Task statement | Write out the data below exactly, beginning with the first line and ending once the line that has "std::lock_guard<std::mutex> g(g_rt.mu);" is written.

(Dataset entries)
>>>
struct CtxScope {
    Ctx* prev;
    std::unique_lock<std::mutex> lk;
    int rc = ZKP_OK;
    int restore_device = -1;
    explicit CtxScope(int slot) : prev(t_cur) {
        Ctx* c = nullptr;
        {
            std::lock_guard<std::mutex> g(g_rt.mu);
            if (g_rt.slots.empty()) {
                int dev = 0;
                if (hipGetDevice(&dev) != hipSuccess) dev = 0;
                rc = create_slot_locked(dev);
                if (rc != ZKP_OK) return;
            }
            const int s = slot >= 0 ? slot : (t_slot >= 0 ? t_slot : 0);
            if (s >= (int)g_rt.slots.size()) {
                rc = fail(ZKP_E_ARG, "device slot out of range (zkp_init_devices / zkp_set_device)");
                return;
            }
            c = g_rt.slots[(size_t)s].get();
        }
        lk = std::unique_lock<std::mutex>(c->mu);
        t_cur = c;
        int cur = -1;
        if (hipGetDevice(&cur) == hipSuccess && cur != c->device) restore_device = cur;
        if (cur != c->device && hipSetDevice(c->device) != hipSuccess) rc = fail(ZKP_E_DEVICE, "hipSetDevice failed");
    }
    ~CtxScope() {
        t_cur = prev;
        if (restore_device >= 0 && !prev) (void)hipSetDevice(restore_device);
    }
};
#define CTX_ENTER(slot)           \
    CtxScope ctx_scope_(slot);    \
    if (ctx_scope_.rc != ZKP_OK) return ctx_scope_.rc

struct WsOrder {
    hipStream_t st;
    explicit WsOrder(hipStream_t s) : st(s) {
        Ctx& c = ctx();
        if (c.ws_pending && c.ws_stream != st) (void)hipStreamWaitEvent(st, c.ws_event, 0);
    }
    ~WsOrder() {
        Ctx& c = ctx();
        if (c.ws_event.make(hipEventDisableTiming) != hipSuccess) {
            (void)hipStreamSynchronize(st);
            c.ws_pending = false;
            return;
        }
        (void)hipEventRecord(c.ws_event, st);
        c.ws_stream = st;
        c.ws_pending = true;
    }
};

template <class K>
int allow_big_lds(K kernel) {
    HIPCHK(hipFuncSetAttribute(reinterpret_cast<const void*>(kernel), hipFuncAttributeMaxDynamicSharedMemorySize,
                               160 * 1024));
    return ZKP_OK;
}

template <class F>
int ntt_host_entry(uint64_t* data, unsigned log_n, int inverse, const uint64_t* coset) {
    if (!data) return fail(ZKP_E_ARG, "data is null");
    if (log_n > 32) return fail(ZKP_E_ARG, "log_n > 32");
    CTX_ENTER(-1);
    WsOrder ord(nullptr);
    const size_t bytes = sizeof(F) << log_n;
    ZCHK(ctx().tmp.ensure(bytes));
    HIPCHK(hipMemcpyAsync(ctx().tmp.p, data, bytes, hipMemcpyHostToDevice, nullptr));
    ZCHK(run_ntt<F>(reinterpret_cast<F*>(ctx().tmp.p), log_n, 1, inverse, coset, nullptr));
    HIPCHK(hipMemcpyAsync(data, ctx().tmp.p, bytes, hipMemcpyDeviceToHost, nullptr));
    HIPCHK(hipStreamSynchronize(nullptr));
    return ZKP_OK;
}

}

struct zkp_bases {
    DevBuf d_xy;
    TypedBuf<uint8_t> d_inf;
    size_t n = 0;
    int device = 0;
    int slot = 0;
    std::vector<std::unique_ptr<zkp_bases>> shards;
    std::vector<size_t> shard_off;
    uint32_t pre_c = 0;
    uint32_t pre_planes = 0;
    uint32_t pre_req = 0;
    uint16_t pre_off[36] = {0};
    uint32_t pre_glv = 0;
};

namespace {

#include "msm_host.inc"

int ensure_fixed_base_table(hipStream_t st) {
    if (ctx().fb_ready) return ZKP_OK;
    static const uint64_t gx[6] = {0xfb3af00adb22c6bbULL, 0x6c55e83ff97a1aefULL, 0xa14e3a3f171bac58ULL,
                                   0xc3688c4f9774b905ULL, 0x2695638c4fa9ac0fULL, 0x17f1d3a73197d794ULL};
    static const uint64_t gy[6] = {0x0caa232946c5e7e1ULL, 0xd03cc744a2888ae4ULL, 0x00db18cb2c04b3edULL,
                                   0xfcf5e095d5d00af6ULL, 0xa09e30ed741d8ae4ULL, 0x08b3f481e3aaa0f1ULL};
    HXyzz base{HFq::load(gx).to_mont(), HFq::load(gy).to_mont(), HFq::one(), HFq::one()};
    const int NW = 32, ND = 255;
    std::vector<HXyzz> pts((size_t)NW * ND);
    for (int w = 0; w < NW; w++) {
        pts[(size_t)w * ND] = base;
        for (int d = 1; d < ND; d++) pts[(size_t)w * ND + d] = pts[(size_t)w * ND + d - 1].add(base);
        base = pts[(size_t)w * ND + ND - 1].add(base);
    }
    std::vector<uint64_t> tab(pts.size() * 12);
    std::vector<uint8_t> inf(pts.size());
    batch_to_affine(pts.data(), pts.size(), tab.data(), inf.data());
    ZCHK(ctx().fb_table.ensure(tab.size() * 8));
    HIPCHK(hipMemcpyAsync(ctx().fb_table.p, tab.data(), tab.size() * 8, hipMemcpyHostToDevice, st));
    HIPCHK(hipStreamSynchronize(st));
    ctx().fb_ready = true;
    return ZKP_OK;
}

}

extern "C" {

int zkp_abi_version(void) { return 1; }
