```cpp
inline hipError_t upload_segments(BcSeg* dSegs, std::vector<BcSeg>& segs, const std::vector<BcPass>& passes, hipStream_t stream)
{
    bool needTable = false;
    for (const BcPass& pass : passes) needTable |= pass.nseg > 2;
    if (!needTable) return hipSuccess;
    struct Staging { void* host = nullptr; size_t capacity = 0; hipEvent_t consumed = nullptr; bool pending = false; int device = -1; };
    static thread_local Staging st;
    int device = 0;
    hipError_t e = hipGetDevice(&device);
    if (e != hipSuccess) return e;
    if (st.pending) { e = hipEventSynchronize(st.consumed); if (e != hipSuccess) return e; st.pending = false; }
    const size_t bytes = segs.size() * sizeof(BcSeg);
    if (st.device != device || st.capacity < bytes)
    {
        if (st.host) (void)hipHostFree(st.host);
        if (st.consumed) (void)hipEventDestroy(st.consumed);
        st = Staging();
        e = hipHostMalloc(&st.host, std::max<size_t>(bytes, 4096), hipHostMallocDefault);
        if (e != hipSuccess) return e;
        e = hipEventCreateWithFlags(&st.consumed, hipEventDisableTiming);
        if (e != hipSuccess) return e;
        st.capacity = std::max<size_t>(bytes, 4096); st.device = device;
    }
    std::memcpy(st.host, segs.data(), bytes);
    e = hipMemcpyAsync(dSegs, st.host, bytes, hipMemcpyHostToDevice, stream);
    if (e != hipSuccess) return e;
    e = hipEventRecord(st.consumed, stream);
    st.pending = (e == hipSuccess);
    return e;
}

inline void set_pass(SegTable& t, const BcSeg* dSegs, const std::vector<BcSeg>& segs, const BcPass& pass)
{
    t.segs = dSegs + pass.seg0; t.nseg = pass.nseg;
    t.inl[0] = segs[pass.seg0]; t.inl[1] = segs[pass.seg0 + (pass.nseg > 1 ? 1 : 0)];
}

inline size_t seg_table_bytes(uint64_t nblocks, uint64_t maxPerPass, size_t nimages)
{
    const uint64_t perPass = nblocks < maxPerPass ? nblocks : maxPerPass;
    const uint64_t passes = perPass ? (nblocks + perPass - 1) / perPass : 1;
    return ((nimages + passes + 1) * sizeof(BcSeg) + 255) & ~size_t(255);
}

__device__ __forceinline__ void wave_lds_sync()
{
    __builtin_amdgcn_fence(__ATOMIC_RELEASE, "wavefront");
    __builtin_amdgcn_wave_barrier();
    __builtin_amdgcn_fence(__ATOMIC_ACQUIRE, "wavefront");
}

__device__ __forceinline__ int wave_prefix_min(int v)
{
    v = min(v, __builtin_amdgcn_update_dpp(v, v, 0x111, 0xF, 0xF, false));
    v = min(v, __builtin_amdgcn_update_dpp(v, v, 0x112, 0xF, 0xF, false));
    v = min(v, __builtin_amdgcn_update_dpp(v, v, 0x114, 0xF, 0xF, false));
    v = min(v, __builtin_amdgcn_update_dpp(v, v, 0x118, 0xF, 0xF, false));
    v = min(v, __builtin_amdgcn_update_dpp(v, v, 0x142, 0xA, 0xF, false));
    v = min(v, __builtin_amdgcn_update_dpp(v, v, 0x143, 0xC, 0xF, false));
    return v;
}

__device__ __forceinline__ void selection_pass(int& e, uint32_t& s, int lane, int i)
{
    const int v = (lane >= i) ? e : 0x7FFFFFFF;
    const int incl = wave_prefix_min(v);
    int excl = __builtin_amdgcn_update_dpp(0x7FFFFFFF, incl, 0x138, 0xF, 0xF, false);
    if (lane <= i) excl = 0x7FFFFFFF;
    const bool isrec = (lane > i) && (e < excl);
    const unsigned long long mask = __ballot(isrec);
    int srcLane = lane;
    if (isrec)
    {
        const unsigned long long below = mask & ((1ull << lane) - 1ull);
        srcLane = below ? (63 - __clzll(below)) : i;
    }
    else if (lane == i && mask)
        srcLane = 63 - __clzll(mask);
    e = __shfl(e, srcLane);
    s = uint32_t(__shfl(int(s), srcLane));
}

constexpr int kBinGroups = 2048;

__global__ void __launch_bounds__(256) bc7_bin_count_kernel(const uint32_t* tinfo, uint32_t ntasks, uint32_t* counters, const uint32_t* gate = nullptr, uint32_t gateMin = 0)
{
    if (gate && *gate < gateMin) return;
    __shared__ uint32_t hist[17];
    if (threadIdx.x < 17) hist[threadIdx.x] = 0;
    __syncthreads();
    const uint32_t per = (ntasks + gridDim.x - 1) / gridDim.x;
    const uint32_t t0 = blockIdx.x * per, t1 = min(ntasks, t0 + per);
    for (uint32_t t = t0 + threadIdx.x; t < t1; t += 256)
    {
        const uint32_t np = tinfo[t] >> 24;
        if (np) atomicAdd(&hist[np], 1u);
    }
    __syncthreads();
    if (threadIdx.x >= 1 && threadIdx.x <= 16 && hist[threadIdx.x]) atomicAdd(&counters[threadIdx.x], hist[threadIdx.x]);
}

__global__ void bc7_bin_scan_kernel(uint32_t* counters)
{
    if (threadIdx.x != 0 || blockIdx.x != 0) return;
    uint32_t run = 0;
    for (int b = 16; b >= 1; --b) { counters[17 + b] = run; run += counters[b]; }
    counters[34] = run;
}

__global__ void __launch_bounds__(256) bc7_bin_scatter_kernel(const uint32_t* tinfo, uint32_t ntasks, uint32_t* counters, uint2* order, const uint32_t* gate = nullptr, uint32_t gateMin = 0)
{
    if (gate && *gate < gateMin) return;
    __shared__ uint32_t hist[17], cursor[17];
    if (threadIdx.x < 17) hist[threadIdx.x] = 0;
    __syncthreads();
    const uint32_t per = (ntasks + gridDim.x - 1) / gridDim.x;
    const uint32_t t0 = blockIdx.x * per, t1 = min(ntasks, t0 + per);
    for (uint32_t t = t0 + threadIdx.x; t < t1; t += 256)
    {
        const uint32_t np = tinfo[t] >> 24;
        if (np) atomicAdd(&hist[np], 1u);
    }
    __syncthreads();
    if (threadIdx.x >= 1 && threadIdx.x <= 16)
        cursor[threadIdx.x] = hist[threadIdx.x] ? atomicAdd(&counters[17 + threadIdx.x], hist[threadIdx.x]) : 0u;
    __syncthreads();
    for (uint32_t t = t0 + threadIdx.x; t < t1; t += 256)
    {
        const uint32_t ti = tinfo[t], np = ti >> 24;
        if (np) order[atomicAdd(&cursor[np], 1u)] = make_uint2(t, ti);
    }
}

constexpr int kQueueBase = 36;
constexpr int kSearchWaves = 8192;

constexpr uint32_t kQueueBatch = 128;

struct WaveQueue
{
    uint32_t lo, hi;
    bool drained;
};

__device__ __forceinline__ uint32_t queue_take(WaveQueue& q, uint32_t* head, uint32_t live, unsigned long long idle, int lane)
{
    if (q.lo >= q.hi && !q.drained)
    {
        const uint32_t batch = (live > uint32_t(kSearchWaves) * 64u) ? kQueueBatch : 64u;
        uint32_t base = 0;
        if (lane == 0) base = atomicAdd(head, batch);
        base = uint32_t(__builtin_amdgcn_readfirstlane(int(base)));
        q.lo = base;
        q.hi = min(base + batch, live);
        if (base >= live) { q.drained = true; q.hi = q.lo; }
    }
    const uint32_t k = uint32_t(__popcll(idle & ((1ull << lane) - 1ull)));
    const uint32_t avail = q.hi - q.lo;
    const uint32_t mine = (((idle >> lane) & 1ull) && k < avail) ? (q.lo + k) : 0xFFFFFFFFu;
    q.lo += min(uint32_t(__popcll(idle)), avail);
    return mine;
}

}
}
```

Measured before the change: 136.5 Mtexels/s.

## Fold bin prefix scan into scatter and use wave-ballot histograms

```diff
diff --git a/directxtex_amd/csrc/bc6h_encode.hip b/directxtex_amd/csrc/bc6h_encode.hip
--- a/directxtex_amd/csrc/bc6h_encode.hip
+++ b/directxtex_amd/csrc/bc6h_encode.hip
@@ -1152,7 +1152,6 @@
             const uint32_t binGroups = std::min<uint32_t>(kBinGroups, (ntasks + 255) / 256);
             (void)hipMemsetAsync(a.counters, 0, 128 * sizeof(uint32_t), stream);
             hipLaunchKernelGGL(bc7_bin_count_kernel, dim3(binGroups), dim3(256), 0, stream, a.tinfo, ntasks, a.counters);
-            hipLaunchKernelGGL(bc7_bin_scan_kernel, dim3(1), dim3(1), 0, stream, a.counters);
             hipLaunchKernelGGL(bc7_bin_scatter_kernel, dim3(binGroups), dim3(256), 0, stream, a.tinfo, ntasks, a.counters, a.order);
         };
         a.taskBase = 0;
diff --git a/directxtex_amd/csrc/bc7_encode.hip b/directxtex_amd/csrc/bc7_encode.hip
--- a/directxtex_amd/csrc/bc7_encode.hip
+++ b/directxtex_amd/csrc/bc7_encode.hip
@@ -1365,7 +1365,6 @@
     (void)hipMemsetAsync(a.counters, 0, 64 * sizeof(uint32_t), stream);
     const uint32_t binGroups = std::min<uint32_t>(kBinGroups, (ntasks + 255) / 256);
     hipLaunchKernelGGL(bc7_bin_count_kernel, dim3(binGroups), dim3(256), 0, stream, a.tinfo, ntasks, a.counters, a.gate, a.gateMin);
-    hipLaunchKernelGGL(bc7_bin_scan_kernel, dim3(1), dim3(1), 0, stream, a.counters);
     hipLaunchKernelGGL(bc7_bin_scatter_kernel, dim3(binGroups), dim3(256), 0, stream, a.tinfo, ntasks, a.counters, a.order, a.gate, a.gateMin);
     if (marks) marks->mark(names[2]);
     const uint32_t waves = std::min<uint32_t>(kSearchWaves, (ntasks + 63) / 64);
diff --git a/directxtex_amd/csrc/search_common.h b/directxtex_amd/csrc/search_common.h
--- a/directxtex_amd/csrc/search_common.h
+++ b/directxtex_amd/csrc/search_common.h
@@ -148,52 +148,125 @@
 
 constexpr int kBinGroups = 2048;
 
+struct BinSlice { uint32_t s0, s1, steps; };
+
+__device__ __forceinline__ BinSlice bin_slice(uint32_t ntasks)
+{
+    const uint32_t per = (ntasks + gridDim.x - 1) / gridDim.x, perWave = (per + 3) / 4;
+    const uint32_t t0 = min(ntasks, blockIdx.x * per), t1 = min(ntasks, t0 + per);
+    BinSlice s;
+    s.s0 = min(t1, t0 + (threadIdx.x >> 6) * perWave);
+    s.s1 = min(t1, s.s0 + perWave);
+    s.steps = (perWave + 63) / 64;
+    return s;
+}
+
+constexpr uint32_t kBinBatch = 4;
+
+__device__ __forceinline__ void load_batch(const uint32_t* tinfo, uint32_t t, uint32_t s1, uint32_t (&ti)[kBinBatch])
+{
+#pragma unroll
+    for (uint32_t j = 0; j < kBinBatch; ++j) ti[j] = (t + 64 * j < s1) ? tinfo[t + 64 * j] : 0u;
+}
+
+__device__ __forceinline__ void wave_histogram(const uint32_t* tinfo, const BinSlice& s, uint32_t (&cnt)[17])
+{
+#pragma unroll
+    for (int b = 1; b <= 16; ++b) cnt[b] = 0;
+    uint32_t t = s.s0 + (threadIdx.x & 63);
+    for (uint32_t k = 0; k < s.steps; k += kBinBatch, t += 64 * kBinBatch)
+    {
+        uint32_t ti[kBinBatch];
+        load_batch(tinfo, t, s.s1, ti);
+#pragma unroll
+        for (uint32_t j = 0; j < kBinBatch; ++j)
+        {
+            const uint32_t np = ti[j] >> 24;
+            if (__ballot(np != 0) == 0) continue;
+#pragma unroll
+            for (int b = 1; b <= 16; ++b) cnt[b] += uint32_t(__popcll(__ballot(np == uint32_t(b))));
+        }
+    }
+}
+
+__device__ __forceinline__ void share_histogram(const uint32_t (&cnt)[17], uint32_t (&wcnt)[4][17])
+{
+    const uint32_t lane = threadIdx.x & 63;
+    uint32_t mine = 0;
+#pragma unroll
+    for (int b = 1; b <= 16; ++b) if (lane == uint32_t(b)) mine = cnt[b];
+    if (lane >= 1 && lane <= 16) wcnt[threadIdx.x >> 6][lane] = mine;
+    __syncthreads();
+}
+
 __global__ void __launch_bounds__(256) bc7_bin_count_kernel(const uint32_t* tinfo, uint32_t ntasks, uint32_t* counters, const uint32_t* gate = nullptr, uint32_t gateMin = 0)
 {
     if (gate && *gate < gateMin) return;
-    __shared__ uint32_t hist[17];
-    if (threadIdx.x < 17) hist[threadIdx.x] = 0;
+    __shared__ uint32_t wcnt[4][17];
+    uint32_t cnt[17];
+    wave_histogram(tinfo, bin_slice(ntasks), cnt);
+    share_histogram(cnt, wcnt);
+    if (threadIdx.x >= 1 && threadIdx.x <= 16)
+    {
+        const uint32_t n = wcnt[0][threadIdx.x] + wcnt[1][threadIdx.x] + wcnt[2][threadIdx.x] + wcnt[3][threadIdx.x];
+        if (n) atomicAdd(&counters[threadIdx.x], n);
+    }
+}
+
+__global__ void __launch_bounds__(256) bc7_bin_scatter_kernel(const uint32_t* tinfo, uint32_t ntasks, uint32_t* counters, uint2* order, const uint32_t* gate = nullptr, uint32_t gateMin = 0)
+{
+    if (gate && *gate < gateMin) return;
+    __shared__ uint32_t wcnt[4][17], first[17];
+    const uint32_t lane = threadIdx.x & 63, wave = threadIdx.x >> 6;
+    const bool binLane = lane >= 1 && lane <= 16;
+    const uint32_t total = binLane ? counters[lane] : 0u;
+    const BinSlice s = bin_slice(ntasks);
+    uint32_t cnt[17];
+    wave_histogram(tinfo, s, cnt);
+    share_histogram(cnt, wcnt);
+    uint32_t start = 0, live = 0;
+#pragma unroll
+    for (int b = 1; b <= 16; ++b)
+    {
+        const uint32_t n = uint32_t(__builtin_amdgcn_readlane(int(total), b));
+        live += n;
+        if (lane < uint32_t(b)) start += n;
+    }
+    if (blockIdx.x == 0 && threadIdx.x == 0) counters[34] = live;
+    if (threadIdx.x >= 1 && threadIdx.x <= 16)
+    {
+        const uint32_t n = wcnt[0][lane] + wcnt[1][lane] + wcnt[2][lane] + wcnt[3][lane];
+        first[lane] = start + (n ? atomicAdd(&counters[17 + lane], n) : 0u);
+    }
     __syncthreads();
-    const uint32_t per = (ntasks + gridDim.x - 1) / gridDim.x;
-    const uint32_t t0 = blockIdx.x * per, t1 = min(ntasks, t0 + per);
-    for (uint32_t t = t0 + threadIdx.x; t < t1; t += 256)
-    {
-        const uint32_t np = tinfo[t] >> 24;
-        if (np) atomicAdd(&hist[np], 1u);
-    }
-    __syncthreads();
-    if (threadIdx.x >= 1 && threadIdx.x <= 16 && hist[threadIdx.x]) atomicAdd(&counters[threadIdx.x], hist[threadIdx.x]);
-}
-
-__global__ void bc7_bin_scan_kernel(uint32_t* counters)
-{
-    if (threadIdx.x != 0 || blockIdx.x != 0) return;
-    uint32_t run = 0;
-    for (int b = 16; b >= 1; --b) { counters[17 + b] = run; run += counters[b]; }
-    counters[34] = run;
-}
-
-__global__ void __launch_bounds__(256) bc7_bin_scatter_kernel(const uint32_t* tinfo, uint32_t ntasks, uint32_t* counters, uint2* order, const uint32_t* gate = nullptr, uint32_t gateMin = 0)
-{
-    if (gate && *gate < gateMin) return;
-    __shared__ uint32_t hist[17], cursor[17];
-    if (threadIdx.x < 17) hist[threadIdx.x] = 0;
-    __syncthreads();
-    const uint32_t per = (ntasks + gridDim.x - 1) / gridDim.x;
-    const uint32_t t0 = blockIdx.x * per, t1 = min(ntasks, t0 + per);
-    for (uint32_t t = t0 + threadIdx.x; t < t1; t += 256)
-    {
-        const uint32_t np = tinfo[t] >> 24;
-        if (np) atomicAdd(&hist[np], 1u);
-    }
-    __syncthreads();
-    if (threadIdx.x >= 1 && threadIdx.x <= 16)
-        cursor[threadIdx.x] = hist[threadIdx.x] ? atomicAdd(&counters[17 + threadIdx.x], hist[threadIdx.x]) : 0u;
-    __syncthreads();
-    for (uint32_t t = t0 + threadIdx.x; t < t1; t += 256)
-    {
-        const uint32_t ti = tinfo[t], np = ti >> 24;
-        if (np) order[atomicAdd(&cursor[np], 1u)] = make_uint2(t, ti);
+    uint32_t next = 0;
+    if (binLane)
+    {
+        next = first[lane];
+        for (uint32_t w = 0; w < wave; ++w) next += wcnt[w][lane];
+    }
+    uint32_t t = s.s0 + lane;
+    for (uint32_t k = 0; k < s.steps; k += kBinBatch, t += 64 * kBinBatch)
+    {
+        uint32_t ti[kBinBatch];
+        load_batch(tinfo, t, s.s1, ti);
+#pragma unroll
+        for (uint32_t j = 0; j < kBinBatch; ++j)
+        {
+            const uint32_t np = ti[j] >> 24;
+            if (__ballot(np != 0) == 0) continue;
+            unsigned long long same = ~0ull;
+#pragma unroll
+            for (int bit = 0; bit < 5; ++bit)
+            {
+                const int mine = (int(np) << (31 - bit)) >> 31;
+                same &= ~(__ballot(mine != 0) ^ (unsigned long long)(long long)mine);
+            }
+            const uint32_t rank = __builtin_amdgcn_mbcnt_hi(uint32_t(same >> 32), __builtin_amdgcn_mbcnt_lo(uint32_t(same), 0u));
+            const uint32_t at = uint32_t(__builtin_amdgcn_ds_bpermute(int(np << 2), int(next)));
+            next += uint32_t(__builtin_amdgcn_ds_permute(int(np << 2), __popcll(same)));
+            if (np) order[at + rank] = make_uint2(t + 64 * j, ti[j]);
+        }
     }
 }
 
```

New measurement: 136.8 Mtexels/s (median of 6 runs). Within noise of the previous version (+0.2%).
<<<
Solution to the exercise |
struct CtxScope {
    Ctx* prev;
    std::unique_lock<std::mutex> lk;
    int rc = ZKP_OK;
    int restore_device = -1;
    explicit CtxScope(int slot) : prev(t_cur) {
        Ctx* c = nullptr;
        {
            std::lock_guard<std::mutex> g(g_rt.mu);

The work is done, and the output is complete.